Tim Nash – WordPress Cambridge

I recently went to my local WordPress group WordPress Cambridge), where Tim Nash gave a talk about WordPress security.
He works for a hosting company 34sp.com on the security side, so has a slightly different perspective to a normal user or developer.

He outlined some of the tools you could use to inspect a customers site for vulnerabilities. (wpscan.rb, sqlmap.py, xssstrike)

I gave wpscan.rb a go, its quite surprising when you have not used this before how much it can find out. Just pointing it at a few websites, revealed more information than I might want disclosed. I didn’t for example realise how simple it was to list all the sites user names by default.
wpscan –url http://example.com –enumerate u

Its probably good as a quick way of identifying versions of plugins themes and WordPress itself. Its also interesting what it thinks it found that isn’t actually there. So its interesting to run over one of your websites and see what it can discover.

Tim also talked about the merits and otherwise of security plugins and how it’s in their interests to stress the large number of attempts they have blocked in order to sell them selves and other paid for extensions. How its worthwhile asking your hosting company what they have set up on their systems in terms of firewalls and mod security etc to see what they are already doing. Something they can be very vague about in their documentation.

I added something to change version numbers in urls and other generated bits of a WordPress site I was working on the next day.

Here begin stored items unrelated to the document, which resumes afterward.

+  "12:\n\t"                                                                                                                             \
+  CF_ASM_NEXT_ROW                                                                                                                       \
+  CF_ASM_NEXT_JOB                                                                                                                       \
+  "s_and_b32 s63, s62, 0xffff00ff\n\t"                                                                                                \
+  "s_branch 8f\n\t"                                                                                                                     \
         \
   "5:\n\t"                                                                                                                              \
   "v_readlane_b32 s64, v96, s82\n\t"                                                                                                    \
@@ -281,7 +340,7 @@
   "s_or_b32 s72, s44, s62\n\t"                                                                                                          \
   "s_or_b32 s72, s72, s63\n\t"                                                                                                          \
   "s_cmp_lg_u32 s71, 0\n\t"                                                                                                             \
-  "s_cbranch_scc1 7f\n\t"                                                                              \
+  "s_cbranch_scc1 13f\n\t"                                                                             \
   "s_mul_i32 s62, s79, 56\n\t" \
   "v_add_u32_e32 v90, s62, v87\n\t" \
   "ds_read_b128 v[116:119], v90 offset:" CF_O_CLS32 "\n\t"  \
@@ -306,27 +365,34 @@
   "v_cndmask_b32_e32 v69, v69, v119, vcc\n\t"  \
   "v_cndmask_b32_e32 v114, v114, v102, vcc\n\t" \
   "v_cndmask_b32_e32 v115, v115, v103, vcc\n\t"                                                                                           \
+                       \
+  "13:\n\t"                                                                                                                             \
+  CF_ASM_NEXT_ROW                                                                                                                       \
+   \
    \
   "7:\n\t"                                                                                                                              \
+  CF_ASM_NEXT_JOB                                                                                                                       \
   "v_cmp_eq_u32_e64 vcc, s44, v84\n\t"                                                                                                  \
+  "v_cmp_lt_u32_e64 s[74:75], s67, v80\n\t"                                                                                             \
+  "v_cmp_lt_u32_e64 s[76:77], s70, v81\n\t"                                                                                             \
   "v_mov_b32_e32 v88, s66\n\t"                                                                                                          \
-  "v_cmp_lt_u32_e64 s[62:63], s67, v80\n\t"                                                                                             \
-  "v_cmp_lt_u32_e64 s[76:77], s70, v81\n\t"                                                                                             \
+  "s_lshl_b64 s[78:79], -2, s44\n\t"                                                                                                    \
+  "s_and_b32 s63, s62, 0xffff00ff\n\t"                                \
   "v_cndmask_b32_e32 v76, v76, v88, vcc\n\t"                                                                                            \
-  "s_or_b64 s[62:63], s[62:63], s[76:77]\n\t"                                                                                           \
-  "s_lshl_b64 s[76:77], -2, s44\n\t"                                                                                                    \
-  "s_and_b64 s[62:63], s[62:63], s[76:77]\n\t"                                                                                          \
-  "s_or_b64 s[38:39], s[38:39], s[62:63]\n\t"                                                                                           \
+  "s_or_b64 s[74:75], s[74:75], s[76:77]\n\t"                                                                                           \
+  "v_mov_b32_e32 v88, s72\n\t"                                                                                                          \
+  "s_and_b64 s[74:75], s[74:75], s[78:79]\n\t"                                                                                          \
+  "v_mov_b32_e32 v89, s73\n\t"                                                                                                          \
+  "s_or_b64 s[38:39], s[38:39], s[74:75]\n\t"                                                                                           \
+  "v_mov_b32_e32 v90, s64\n\t"                                                                                                          \
   "s_min_u32 s37, s37, s67\n\t"                                                                                                         \
+  "v_mov_b32_e32 v91, s65\n\t" \
   "s_min_u32 s40, s40, s70\n\t"                                                                                                         \
   "s_add_u32 s36, s36, 1\n\t"                                                                                                           \
-  "v_mov_b32_e32 v88, s72\n\t"                                                                                                          \
-  "v_mov_b32_e32 v89, s73\n\t"                                                                                                          \
-  "v_mov_b32_e32 v90, s64\n\t"                                                                                                          \
-  "v_mov_b32_e32 v91, s65\n\t" \
   "s_mov_b64 exec, 1\n\t" \
   "ds_write_b128 v77, v[88:91]\n\t" \
   "s_mov_b64 exec, -1\n\t" \
+  CF_ASM_T3 \
   "v_add_u32_e32 v77, 32, v77\n\t"  \
    \
   "8:\n\t" \
@@ -334,11 +400,16 @@
   "s_mov_b64 s[42:43], s[84:85]\n\t" \
   "s_mov_b32 s44, s86\n\t" \
   "s_add_u32 s57, s57, 1\n\t" \
-  "s_cmp_lg_u64 s[42:43], 0\n\t" \
+  "s_cmp_eq_u64 s[42:43], 0\n\t" \
+  "s_cbranch_scc1 14f\n\t" \
+  "s_cmp_eq_u32 s63, 0\n\t" \
   "s_cbranch_scc1 0b\n\t" \
-  "s_mov_b32 s41, 0\n\t" \
+  "s_branch 9f\n\t" \
+  "14:\n\t" \
+  CF_ASM_STATUS("0") \
   "9:\n\t" \
-  "s_waitcnt lgkmcnt(0)\n\t"
+  "s_waitcnt lgkmcnt(0)\n\t"  \
+  CF_ASM_T_EXIT
 
 #define CF_ASM_CLASS_STEP                                                                                                               \
   "v_mov_b32_e32 v80, s44\n\t"                                                                                                          \
diff --git a/cook_amd/csrc/classfit_host.hpp b/cook_amd/csrc/classfit_host.hpp
--- a/cook_amd/csrc/classfit_host.hpp
+++ b/cook_amd/csrc/classfit_host.hpp
@@ -62,6 +62,9 @@
 #ifdef CF_PROF
   std::fprintf(stderr, "CFPROF (x16 shader cycles) decider: slow steps %u (candidates %u evaluation %u commit %u) plain steps %u in %u walk-total %u | class wave 1: poll %u answer %u answers %u idle %u idles %u | class wave 2: poll %u answer %u answers %u idle %u idles %u | walk ticks(100MHz) %u | batch boundaries: decider %u, batches without a walked job %u\n", q[27], q[24], q[25], q[26], q[28], q[29], q[31], q[32], q[33], q[35], q[36], q[37], q[40], q[41], q[43], q[44], q[45], q[CFS_TICKS_WALK], q[30], q[38]);
   std::fprintf(stderr, "CFPROF plain steps %u, C++ steps %u; steps that left the plain form: gpu kind %u, novel hosts %u, group %u, answer missing after the re-reads %u, guard band %u, epoch end %u\n", q[46], q[47], q[34] & 65535u, q[34] >> 16, q[39] & 65535u, q[39] >> 16, q[42] & 65535u, q[42] >> 16);
+#ifdef CF_PROF_SEG
+  std::fprintf(stderr, "CFPROF plain steps stamped %u: (x16 shader cycles) row's reads issued -> behind the wait %u, -> behind the maximum %u, -> behind the log store %u; re-read trips %u, steps that re-read %u\n", q[44], q[40], q[41], q[43], q[45], q[37]);
+#endif
 #else
   (void)q;
 #endif
diff --git a/cook_amd/csrc/classfit_walk.hpp b/cook_amd/csrc/classfit_walk.hpp
--- a/cook_amd/csrc/classfit_walk.hpp
+++ b/cook_amd/csrc/classfit_walk.hpp
@@ -1,6 +1,14 @@
 #pragma once
 #if defined(CF_PROF) && !defined(CF_STATS)
 #define CF_STATS 1
+#endif
+#ifdef CF_PROF_SEG
+#ifndef CF_PROF
+#error "CF_PROF_SEG is a variant of the CF_PROF build: define both"
+#endif
+#define CF_SEG_BUILD 1
+#else
+#define CF_SEG_BUILD 0
 #endif
 #ifdef CF_STATS
 #define CF_STAT(x) x
@@ -23,6 +31,9 @@
 
 #ifndef CF_AHEAD
 #define CF_AHEAD 10
+#endif
+#ifndef CF_SIMD0_MAP
+#define CF_SIMD0_MAP 0
 #endif
 constexpr unsigned CF_BOARD = CF_AHEAD;
 #ifndef CF_SLOTS_N
@@ -413,6 +424,9 @@
   unsigned long long prof[8] = {0, 0, 0, 0, 0, 0, 0, 0}, bnd0 = 0ull;
   unsigned long long leave_a = 0ull, leave_b = 0ull;
 #endif
+#ifdef CF_PROF_SEG
+  unsigned long long seg[6] = {0, 0, 0, 0, 0, 0};
+#endif
   auto job_of = [&](unsigned s) -> CfJobU {
     CfJobU J;
     J.c = (unsigned)wave_read_lane((int)jc, (int)s), J.m = (unsigned)wave_read_lane((int)jm, (int)s);
@@ -554,10 +568,19 @@
             cf_u32x8 SC = {CF_U(matched), CF_U(minfc_all), CF_U(b1m), CF_U(b1m >> 32), CF_U(minfm_all), 1u, CF_U(todo), CF_U(todo >> 32)};
             cf_u32x8 AR = {0u, 0u, CF_U(cf_slot(cur_ord) * 8u * (unsigned)sizeof(CfEnt)), 0u, 0u, CF_U(cmin), CF_U(mmin), a_board};
             cf_u32x8 MK = {CF_U(rel0), CF_U(rel0 >> 32), CF_U(ovm), CF_U(ovm >> 32), CF_U(cook_lds_off(S.attr8)), CF_U(cur_ord), 0u, CF_U(base << 12 | (gen & 15u) << 8)};
+#ifdef CF_PROF_SEG
+            SC[5] = 0u;
+            cf_u32x4 PS = {0u, 0u, 0u, 0u};
+#define CF_SEG_OUT , "+{s[96:99]}"(PS)
+#define CF_SEG_CLOBBER "s88", "s89", "s90", "s91", "s92", "s93", "s94", "s95",
+#else
+#define CF_SEG_OUT
+#define CF_SEG_CLOBBER
+#endif
             asm volatile(CF_ASM_DECIDER_RUN
-                         : "+{v[64:79]}"(ST), "+{s[36:43]}"(SC), "+{s[44:51]}"(AR), "+{s[52:59]}"(MK)
+                         : "+{v[64:79]}"(ST), "+{s[36:43]}"(SC), "+{s[44:51]}"(AR), "+{s[52:59]}"(MK) CF_SEG_OUT
                          : "{v[80:87]}"(JB)
-                         : "v88", "v89", "v90", "v91", "v92", "v93", "v94", "v95", "v96", "v97", "v98", "v99", "v100", "v101", "v102", "v103", "v104", "v105", "v106", "v107", "v108",
+                         : CF_SEG_CLOBBER "v88", "v89", "v90", "v91", "v92", "v93", "v94", "v95", "v96", "v97", "v98", "v99", "v100", "v101", "v102", "v103", "v104", "v105", "v106", "v107", "v108",
                            "v109", "v110", "v111", "v112", "v113", "v114", "v115", "v116", "v117", "v118", "v119", "s60", "s61", "s62", "s63", "s64", "s65", "s66", "s67", "s68", "s69",
                            "s70", "s71", "s72", "s73", "s74", "s75", "s76", "s77", "s78", "s79", "s80", "s81", "s82", "s83", "s84", "s85", "s86", "vcc", "scc", "memory");
             matched = CF_U(SC[0]), minfc_all = CF_U(SC[1]), minfm_all = CF_U(SC[4]);
@@ -565,6 +588,9 @@
             todo = wave_uniform_u64((unsigned long long)SC[7] << 32 | SC[6]);
             logn = (CF_U(ST[13]) - a_log) / (unsigned)sizeof(CfLog);
             CF_PROF_ADD(4, CF_U(MK[5]) - cur_ord);
+#ifdef CF_PROF_SEG
+            seg[0] += CF_U(PS[0]), seg[1] += CF_U(PS[1]), seg[2] += CF_U(PS[2]), seg[3] += CF_U(PS[3]), seg[4] += CF_U(SC[5]) & 65535u, seg[5] += CF_U(SC[5]) >> 16;
+#endif
             cur_ord = CF_U(MK[5]);
 #undef CF_U
             CF_PROF_T(f1);
@@ -1203,9 +1229,16 @@
   if (is_class_wave && lane == 0) atomicAdd(&ctl->stats[CFS_SCANS], st_scans), atomicAdd(&ctl->stats[CFS_TIGHTEN], st_tight), atomicAdd(&ctl->stats[CFS_REWINDS], st_rewinds);
   if (is_books && lane == 0) ctl->stats[CFS_TICKS_PRECHECK] = (uint32_t)tk_books, ctl->stats[CFS_FLIPS] = st_flips, ctl->stats[CFS_HWID_BOOKS] = cook_hw_id();
 #ifdef CF_PROF
+#ifdef CF_PROF_SEG
+  if (lane == 0 && is_decider)
+    ctl->stats[40] = (uint32_t)(seg[0] >> 4), ctl->stats[41] = (uint32_t)(seg[1] >> 4), ctl->stats[43] = (uint32_t)(seg[2] >> 4), ctl->stats[44] = (uint32_t)seg[3], ctl->stats[45] = (uint32_t)seg[4],
+    ctl->stats[37] = (uint32_t)seg[5];
+  if (lane == 0 && (is_decider || (is_class_wave && lw == 1u && rep == 0u)))
+#else
   if (lane == 0 && (is_decider || (is_class_wave && lw >= 1u && lw <= 2u && rep == 0u)))
+#endif
     for (int i = 0; i < 8; ++i)
-      if (is_decider || (i != 2 && i != 7 && !(lw == 2u && i == 6))) ctl->stats[24 + 8 * (is_decider ? 0u : lw) + i] = (uint32_t)(prof[i] >> 4);
+      if (is_decider || (i != 2 && i != 7 && !(lw == 2u && i == 6) && !(CF_SEG_BUILD && i == 5))) ctl->stats[24 + 8 * (is_decider ? 0u : lw) + i] = (uint32_t)(prof[i] >> 4);
   if (lane == 0 && is_decider)
     ctl->stats[34] = (uint32_t)leave_a, ctl->stats[39] = (uint32_t)(leave_a >> 32), ctl->stats[42] = (uint32_t)leave_b, ctl->stats[46] = (uint32_t)prof[4], ctl->stats[47] = (uint32_t)prof[3];
 #endif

The site is up to date, the main thing, but I thought it would make the automatic probing scripts work a bit harder. Even if I’m just annoying them :)

Its always a bit worrying when you think about this all to much, it can feel especially when you start looking at logs. Tim did point out that at the end of the day its not going to be the end of the world even if despite your best efforts, someone gets at the website. Especially if you have proper backups.